Artwork
Basket of Fruit in a Cupboard

Basket of Fruit in a Cupboard is an oil painting by the Post-Impressionist artist Pierre Bonnard. It dates from 1944 and is held in the collection of the Museum of Modern Art.
About this work
Overview
It depicts a woven basket filled with fruit, partially spilling onto the shelf of a closed cupboard.
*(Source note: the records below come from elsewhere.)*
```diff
@@ -172,41 +215,29 @@
     r->total = total;
     r->piped = piped;
     if (piped && c->d2h.own) {
-        r->piece = D2H_PIECE;
-        r->n_pieces = (total + r->piece - 1) / r->piece;
-        RC(ensure_d2h_cells(c, std::min(r->n_pieces, D2H_OWN_CELLS) * r->piece));
-        r->base = c->d2h.h.as<uint8_t>();
-        r->cells = c->d2h.h.cap() / r->piece;
-        r->per_slot = r->cells;
+        const size_t whole = (total + D2H_EDGE - 1) / D2H_EDGE * D2H_EDGE;
+        RC(ensure_d2h_cells(c, std::min(whole, D2H_OWN_CELLS * D2H_PIECE)));
+        r->seg[0] = c->d2h.h.as<uint8_t>();
+        r->seg_bytes = c->d2h.h.cap();
         r->s = c->d2h.s;
-        if (!c->ev_pool.fill(c->d2h.ev, std::min(r->cells, r->n_pieces)))
-            return fail(c, PGH_E_HIP, "hipEventCreate failed");
-        return PGH_OK;
+        return d2h_ring_scheduled(c, r, D2H_PIECE, 1);
     }
     r->s = piped ? c->copy : s;
-    r->piece = std::min(c->ring.slot_bytes, D2H_PIECE);
-    r->per_slot = c->ring.slot_bytes / r->piece;
     RC(c->ring.poll_free(c, r->free_slot, &r->n_free));
     if (r->n_free == 0 && !may_wait) return PGH_OK;
     if (r->n_free == 0) {
         RC(c->ring.wait_all(c));
         r->n_free = 2;
     }
-    r->cells = (size_t)r->n_free * r->per_slot;
-    r->n_pieces = (total + r->piece - 1) / r->piece;
-    if (!c->ev_pool.fill(c->d2h.ev, std::min(r->cells, r->n_pieces))) return fail(c, PGH_E_HIP, "hipEventCreate failed");
-    return PGH_OK;
-}
-
-static uint8_t* d2h_cell(const pgh_ctx* c, const D2HRing& r, size_t j) {
-    if (r.base) return r.base + (j % r.cells) * r.piece;
-    return c->ring.at(r.free_slot[(j % r.cells) / r.per_slot]) + (j % r.per_slot) * r.piece;
+    for (int k = 0; k < r->n_free; ++k) r->seg[k] = c->ring.at(r->free_slot[k]);
+    r->seg_bytes = c->ring.slot_bytes;
+    return d2h_ring_scheduled(c, r, std::min(c->ring.slot_bytes, D2H_PIECE), (size_t)r->n_free);
 }
 
 static int d2h_piece_ready(pgh_ctx* c, const D2HRing& r, size_t j, bool wait, bool* ready) {
     *ready = true;
     if (!r.piped) return PGH_OK;
-    const size_t off = j * r.piece, len = std::min(r.piece, r.total - off);
+    const size_t off = r.pieces[j].off, len = r.pieces[j].len;
     const int64_t first = (int64_t)(off / 4), last = (int64_t)((off + len + 3) / 4);
     int64_t start = 0;
     for (auto& m : c->final_marks) {
@@ -222,20 +253,24 @@
         }
         start = m.end;
     }
+    if (start < last) {
+        if (wait) return fail(c, PGH_E_STATE, "D2H piece %zu ends beyond the last range mark", j);
+        *ready = false;
+    }
     return PGH_OK;
 }
 
 static int d2h_issue(pgh_ctx* c, D2HRing* r) {
-    const size_t j = r->queued, off = j * r->piece, len = std::min(r->piece, r->total - off);
-    CK(c, hipMemcpyAsync(d2h_cell(c, *r, j), r->src + off, len, hipMemcpyDeviceToHost, r->s));
-    c->st.d2h_bytes_total += len;
-    CK(c, hipEventRecord(c->d2h.ev[j % r->cells], r->s));
+    const size_t j = r->queued;
+    CK(c, hipMemcpyAsync(r->cell(j), r->src + r->pieces[j].off, r->pieces[j].len, hipMemcpyDeviceToHost, r->s));
+    c->st.d2h_bytes_total += r->pieces[j].len;
+    CK(c, hipEventRecord(c->d2h.ev[j % r->n_ev], r->s));
     ++r->queued;
     return PGH_OK;
 }
 
 static int d2h_issue_ready(pgh_ctx* c, D2HRing* r) {
-    while (r->queued < r->n_pieces && r->queued < r->done + r->cells) {
+    while (r->room()) {
         bool ok = false;
         RC(d2h_piece_ready(c, *r, r->queued, false, &ok));
         if (!ok) break;
@@ -257,18 +292,16 @@
         RC(d2h_ring_begin(c, &r, src, total, s, piped));
     }
     c->d2h.drop_pre();
-    auto copy_out = [&](size_t j) {
-        const size_t off = j * r.piece, len = std::min(r.piece, total - off);
-        scatter_out(d2h_cell(c, r, j), off, len, pieces, *c->pool_copy);
-    };
+    auto copy_out = [&](size_t j) { scatter_out(r.cell(j), r.pieces[j].off, r.pieces[j].len, pieces, *c->pool_copy); };
+    const size_t n_pieces = r.pieces.size();
     const int rc = [&]() -> int {
         if (!piped) {
-            while (r.queued < r.n_pieces && r.queued < r.cells) RC(d2h_issue(c, &r));
+            while (r.room()) RC(d2h_issue(c, &r));
             if (overlap) overlap();
-            for (; r.done < r.n_pieces; ++r.done) {
-                CK(c, hipEventSynchronize(c->d2h.ev[r.done % r.cells]));
-                copy_out(r.done);
-                if (r.queued < r.n_pieces) RC(d2h_issue(c, &r));
+            while (r.done < n_pieces) {
+                CK(c, hipEventSynchronize(c->d2h.ev[r.done % r.n_ev]));
+                copy_out(r.done++);
+                while (r.room()) RC(d2h_issue(c, &r));
             }
         } else {
             RC(d2h_issue_ready(c, &r));
@@ -278,10 +311,10 @@
                 RC(d2h_issue(c, &r));
             }
             if (overlap) overlap();
-            while (r.done < r.n_pieces) {
+            while (r.done < n_pieces) {
                 RC(d2h_issue_ready(c, &r));
                 if (r.done < r.queued) {
-                    const hipError_t q = hipEventQuery(c->d2h.ev[r.done % r.cells]);
+                    const hipError_t q = hipEventQuery(c->d2h.ev[r.done % r.n_ev]);
                     if (q == hipSuccess) {
                         copy_out(r.done++);
                         continue;
diff --git a/pygrid_amd/csrc/pgh_xfer.h b/pygrid_amd/csrc/pgh_xfer.h
--- a/pygrid_amd/csrc/pgh_xfer.h
+++ b/pygrid_amd/csrc/pgh_xfer.h
@@ -50,12 +50,18 @@
 
 struct D2HRing {
     const uint8_t* src = nullptr;
-    size_t total = 0, piece = 0, per_slot = 0, cells = 0, n_pieces = 0, queued = 0, done = 0;
+    size_t total = 0, n_ev = 0, queued = 0, done = 0;
+    std::vector<D2HPiece> pieces;
     int free_slot[2] = {0, 1};
     int n_free = 0;
     hipStream_t s = nullptr;
     bool piped = false;
-    uint8_t* base = nullptr;
+    uint8_t* seg[2] = {nullptr, nullptr};
+    size_t seg_bytes = 0;
+
+    bool set_up() const { return !pieces.empty(); }
+    uint8_t* cell(size_t j) const { return seg[pieces[j].cell / seg_bytes] + pieces[j].cell % seg_bytes; }
+    bool room() const { return queued < pieces.size() && done >= pieces[queued].after; }
 };
 
 struct D2HState {
@@ -66,6 +72,11 @@
     int mode = 1;
     Stream s;
     PinnedBuf h;
+    bool d2h_primed = false;
+    size_t small = D2H_SMALL_PIECE;
+
+    bool prime(void* dev, const void* pin, size_t bytes);
+    void prime_alone(pgh_ctx* c);
 
     void drop_pre() { pre_valid = false; }
     void keep_pre(bool queued, const void* ckpt) { pre_valid = queued && pre.src == ckpt; }
@@ -100,5 +111,6 @@
 };
 
 bool xfer_made(pgh_ctx* c);
+bool pinned_on_gpu_socket(pgh_ctx* c, PinnedBuf* buf, size_t bytes);
 
 }
```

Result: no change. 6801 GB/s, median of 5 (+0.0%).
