@@ -181,10 +188,26 @@
         float probe_us = 0.f, fill_us = 1.f;
         int rc = AESW_OK;
     };
-    auto search = [&](int unit_mode) -> Placement {
+    auto launch_pattern = [&](const ProbeParams &q) -> hipError_t {
+        if (!by_kernel) return launch_probe(q, false, nullptr);
+        EncParams p{scratch, scratch + n * 16, nullptr, ctx->d_tables, ctx->d_ftab[layout], q.col[0], q.col[1], q.col[2], nullptr,
+                    pbk_probe ? KeyOut{q.col[3], q.col[4], q.col[5], q.col[6]} : KeyOut{nullptr, nullptr, nullptr, nullptr}, n, 0, 0};
+        return launch_encrypt_of(ctx, p, layout, pbk_probe ? 0 : 1, pbk_probe, nullptr);
+    };
+    bool want_columns = false;
+    auto search = [&](int unit_mode, const Placement *base) -> Placement {
         Placement pl;
         ProbeParams q = pp;
-        for (int c = 0; c < 7; ++c) q.col[c] = nullptr;
+        for (int c = 0; c < 7; ++c) q.col[c] = by_kernel && base ? base->col[c] : nullptr;
+        ArenaSearchPolicy policy;
+        policy.bar = accept;
+        policy.fast = n >= ((uint64_t)1 << 18) ? 1.0f : 1.04f;
+        policy.cap = probe;
+        policy.budget_ms = ctx->opt.arena_probe_budget_ms;
+        policy.columns_next = unit_mode == 0 && ctx->opt.arena_unit == 2 && n >= ((uint64_t)1 << 18);
+#ifdef AESW_ARENA_PROBE_EMULATED
+        policy.first_within_bar = true;
+#endif
         std::vector<std::vector<int>> units;
         if (unit_mode == 0) {
             units.push_back({0, 1, 2, 3, 4, 5, 6});
@@ -203,29 +226,25 @@
             const bool with_ct_here = unit_mode == 0 && size[3];
             if (with_ct_here) { uoff[7] = ubytes; ubytes += round2m(size[3]); }
             if (!ubytes) continue;
-            Range best{nullptr, 0, false};
-            float best_probe = 0.f, best_fill = 1.f;
-            float ref_fill = 0.f;
-            for (int k = 0; k < probe; ++k) {
-                if (best.p && over_budget()) break;
-                if (best.p) {
-                    size_t free_b = 0, total_b = 0;
-                    if (hipMemGetInfo(&free_b, &total_b) != hipSuccess) { (void)hipGetLastError(); free_b = 0; }
-                    if (free_b < ubytes + ((size_t)16 << 30)) break;
-                }
+            std::vector<Range> built;
+            policy.begin_unit();
+            ArenaSearchPolicy::Step step = ArenaSearchPolicy::ANOTHER;
+            for (int k = 0; step == ArenaSearchPolicy::ANOTHER; ++k) {
                 Range r{nullptr, 0, false};
                 int rc = build(k + (int)ui, ubytes, &r);
                 if (rc != AESW_OK) {
                     (void)hipGetLastError();
-                    if (!best.p) return fail(rc);
+                    if (built.empty()) return fail(rc);
+                    step = policy.closed(elapsed_ms());
                     break;
                 }
                 losers.push_back(r);
+                built.push_back(r);
                 ++total_cands;
                 for (int c : cols) q.col[c] = size[size_of7[c]] ? reinterpret_cast<uint8_t *>(r.p) + uoff[c] : nullptr;
-                rc = hip(launch_probe(q, false, nullptr), "probe launch");
+                rc = hip(launch_pattern(q), "probe launch");
                 if (rc == AESW_OK) rc = hip(hipEventRecord(e0, nullptr), "hipEventRecord");
-                for (int i = 0; i < passes && rc == AESW_OK; ++i) rc = hip(launch_probe(q, false, nullptr), "probe launch");
+                for (int i = 0; i < passes && rc == AESW_OK; ++i) rc = hip(launch_pattern(q), "probe launch");
                 if (rc == AESW_OK) rc = hip(hipEventRecord(e1, nullptr), "hipEventRecord");
                 if (rc == AESW_OK) rc = hip(launch_probe(q, true, nullptr), "probe launch");
                 if (rc == AESW_OK) rc = hip(hipEventRecord(e3, nullptr), "hipEventRecord");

Painted in 1944, Basket of Fruit in a Cupboard is an oil on canvas still life by Pierre Bonnard. It depicts a woven basket filled with fruit, partially spilling onto the shelf of a closed cupboard. The composition is intimate and contained, emphasizing ordinary domestic objects. The work resides in the collection of the Museum of Modern Art in New York, representing one of Bonnard’s later explorations of interior space and quiet observation.
Subject & Meaning
The painting centers on a humble arrangement of fruit within a cupboard, a motif recurring in Bonnard’s late work. Rather than celebrating abundance, it suggests stillness and the passage of time. The fruit, slightly worn and unevenly arranged, avoids idealization. The closed cupboard implies privacy, as if the scene is glimpsed in a moment of solitude, inviting reflection on the quiet dignity of everyday things.
Technique & Style
Bonnard employs layered, muted hues—ochres, browns, and soft greens—to model form through subtle shifts in tone rather than sharp outlines. Light falls gently across the basket and wood surfaces, creating soft contrasts without dramatic chiaroscuro. Brushwork is loose yet deliberate, with textures suggested through dabs and smears of paint. The shallow space is compressed, enhancing the sense of closeness and intimacy.
History & Provenance
Created during Bonnard’s final years in the south of France, the painting reflects his continued focus on domestic interiors after moving away from the bold colorism of his earlier Nabi period. It entered the Museum of Modern Art’s collection in 1949, acquired shortly after the artist’s death, as part of a broader effort to document modernist still-life traditions.
Context
Painted in wartime France, the work stands apart from the political and social upheavals of its time. Instead, it aligns with Bonnard’s lifelong interest in private, sensory experiences—light on surfaces, the weight of objects, the rhythm of routine. His late still lifes echo Japanese prints and Impressionist attentiveness, yet remain distinctly personal in their quietude.
Legacy
Basket of Fruit in a Cupboard exemplifies Bonnard’s late style: a synthesis of observation and emotion, where ordinary scenes become vessels for contemplation. It influenced postwar artists seeking alternatives to abstraction, demonstrating how still life could convey psychological depth without narrative. The painting endures as a quiet testament to the resonance of the mundane.
Artist & collection
Artist
Pierre Bonnard was a French painter, illustrator and printmaker, known especially for the stylized decorative qualities of his paintings and his bold use of color.